Chat Completions

The chat completions endpoint is the primary way to interact with your Polpo agents. It follows the OpenAI API format exactly, so any OpenAI-compatible client library works out of the box.

Create chat completion

/v1/chat/completions

Send a conversation to a Polpo agent and receive a response.

Request body

agent

string

required

Name of the Polpo agent to handle the request. Must match an agent deployed to your project.

messages

object[]

required

Array of message objects forming the conversation. Each message has a role and content field.

stream

boolean

default:"false"

When true, the response is delivered as a Server-Sent Events stream. When false, the full response is returned as a single JSON object.

temperature

number

Sampling temperature between 0 and 2. Lower values produce more deterministic output. Passed through to the underlying model.

max_tokens

number

Maximum number of tokens to generate. Passed through to the underlying model.

Headers

x-session-id

string

Pass a session ID to continue an existing conversation. Without this header, a new session is always created. Set to "new" to force a new session even when a header is present.
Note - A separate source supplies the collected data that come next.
## Add float fast-path inlier test, dynamic LDS sizing, and wave-level RANSAC reductions

Adds a float-only pinhole/polynomial projection test with a rigorous error bound that decides inlier/outlier directly and falls back to the double-precision path only for borderline cases. Shared memory for per-point arrays is now sized dynamically from max_points, which can raise occupancy for 200-point sets. Hypothesis counting uses wave ballots to aggregate atomics, best-hypothesis selection becomes a wave-wide max reduction, and the refit H accumulation iterates a compacted inlier list. The cost is more code complexity and reliance on the error bound being correct so results stay bit-identical to the double path.

```diff
diff --git a/hybvio_amd/csrc/rot_ransac.hip b/hybvio_amd/csrc/rot_ransac.hip
--- a/hybvio_amd/csrc/rot_ransac.hip
+++ b/hybvio_amd/csrc/rot_ransac.hip
@@ -136,17 +136,79 @@
     return dx * dx + dy * dy <= thr;
 }
 
+constexpr float FAST_ZMIN = 0x1p-10f, FAST_R2MAX = 2.0f, FAST_U = 0x1p-24f;
+
+struct FastCam {
+    float fx, fy, ppx, ppy, k0, k1, k2, e1x, e1y, e0x, e0y, thr;
+    bool on;
+};
+
+__device__ FastCam fast_cam(const hv_camera_model &c, float thr)
+{
+    FastCam f;
+    const bool d = c.distortion_enabled != 0;
+    f.fx = (float)c.fx; f.fy = (float)c.fy; f.ppx = (float)c.ppx; f.ppy = (float)c.ppy;
+    f.k0 = d ? (float)c.coeffs[0] : 0.0f; f.k1 = d ? (float)c.coeffs[1] : 0.0f; f.k2 = d ? (float)c.coeffs[2] : 0.0f;
+    const float tm = 1.0f + FAST_R2MAX * (fabsf(f.k0) + FAST_R2MAX * (fabsf(f.k1) + FAST_R2MAX * fabsf(f.k2)));
+    f.e1x = 128.0f * FAST_U * fabsf(f.fx) * tm; f.e1y = 128.0f * FAST_U * fabsf(f.fy) * tm;
+    f.e0x = 8.0f * FAST_U * fabsf(f.ppx) + 0x1p-100f; f.e0y = 8.0f * FAST_U * fabsf(f.ppy) + 0x1p-100f;
+    f.thr = thr;
+    f.on = c.kind == 0 && f.e1x + f.e1y + f.e0x + f.e0y < 1.0f;
+    return f;
+}
+
+__device__ __forceinline__ bool inlier_fast(const FastCam &f, const float *R, const float *p1, float c2x, float c2y, const hv_camera_model &cam2,
+                                            double thr)
+{
+    float q[3];
+#pragma unroll
+    for (int r = 0; r < 3; ++r) {
+        float s = 0.0f;
+#pragma unroll
+        for (int k = 0; k < 3; ++k) s = s + R[3 * r + k] * p1[k];
+        q[r] = s;
+    }
+    if (f.on) {
+        float r0 = q[0], r1 = q[1], z = q[2];
+        if (cam2.rotation_enabled) {
+            const double *Rc = cam2.rotation, a0 = (double)q[0], a1 = (double)q[1], a2 = (double)q[2];
+            r0 = (float)(Rc[0] * a0 + Rc[3] * a1 + Rc[6] * a2); r1 = (float)(Rc[1] * a0 + Rc[4] * a1 + Rc[7] * a2);
+            z = (float)(Rc[2] * a0 + Rc[5] * a1 + Rc[8] * a2);
+        }
+        if (z > FAST_ZMIN) {
+            const float iz = __builtin_amdgcn_rcpf(z), x = r0 * iz, y = r1 * iz, r2 = __builtin_fmaf(x, x, y * y);
+            if (r2 < FAST_R2MAX) {
+                const float th = __builtin_fmaf(r2, __builtin_fmaf(r2, __builtin_fmaf(r2, f.k2, f.k1), f.k0), 1.0f);
+                const float dx = c2x - __builtin_fmaf(f.fx, x * th, f.ppx), dy = c2y - __builtin_fmaf(f.fy, y * th, f.ppy);
+                const float D = __builtin_fmaf(dx, dx, dy * dy);
+                const float ex = __builtin_fmaf(f.e1x, fabsf(x), f.e0x), ey = __builtin_fmaf(f.e1y, fabsf(y), f.e0y);
+                const float B = __builtin_fmaf(2.0f * ex, fabsf(dx) + ex, __builtin_fmaf(2.0f * ey, fabsf(dy) + ey, 16.0f * FAST_U * D));
+                if (D + B < f.thr) return true;
+                if (D - B > f.thr) return false;
+            }
+        }
+    }
+    return inlier(R, p1, c2x, c2y, cam2, thr);
+}
+
+constexpr size_t RT_LDS_PER_POINT = 37;
+static_assert(RT_LDS_PER_POINT * MAX_PTS <= 48 * 1024, "the carve stays below the default dynamic-LDS limit");
+inline size_t rot_ransac_lds_bytes(int max_points) { return RT_LDS_PER_POINT * (size_t)((max_points + 3) & ~3); }
+
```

The response always includes an x-session-id header with the session ID. Store it on the client to maintain conversation continuity.

Message format

Each message in the messages array:

Field	Type	Description
`role`	string	One of `system`, `user`, `assistant`, or `tool`
`content`	string \| ContentPart[]	Plain text or an array of content parts
`tool_call_id`	string	Required for `role: "tool"` — the ID of the tool call this message responds to
`name`	string	Tool name (for `role: "tool"` messages)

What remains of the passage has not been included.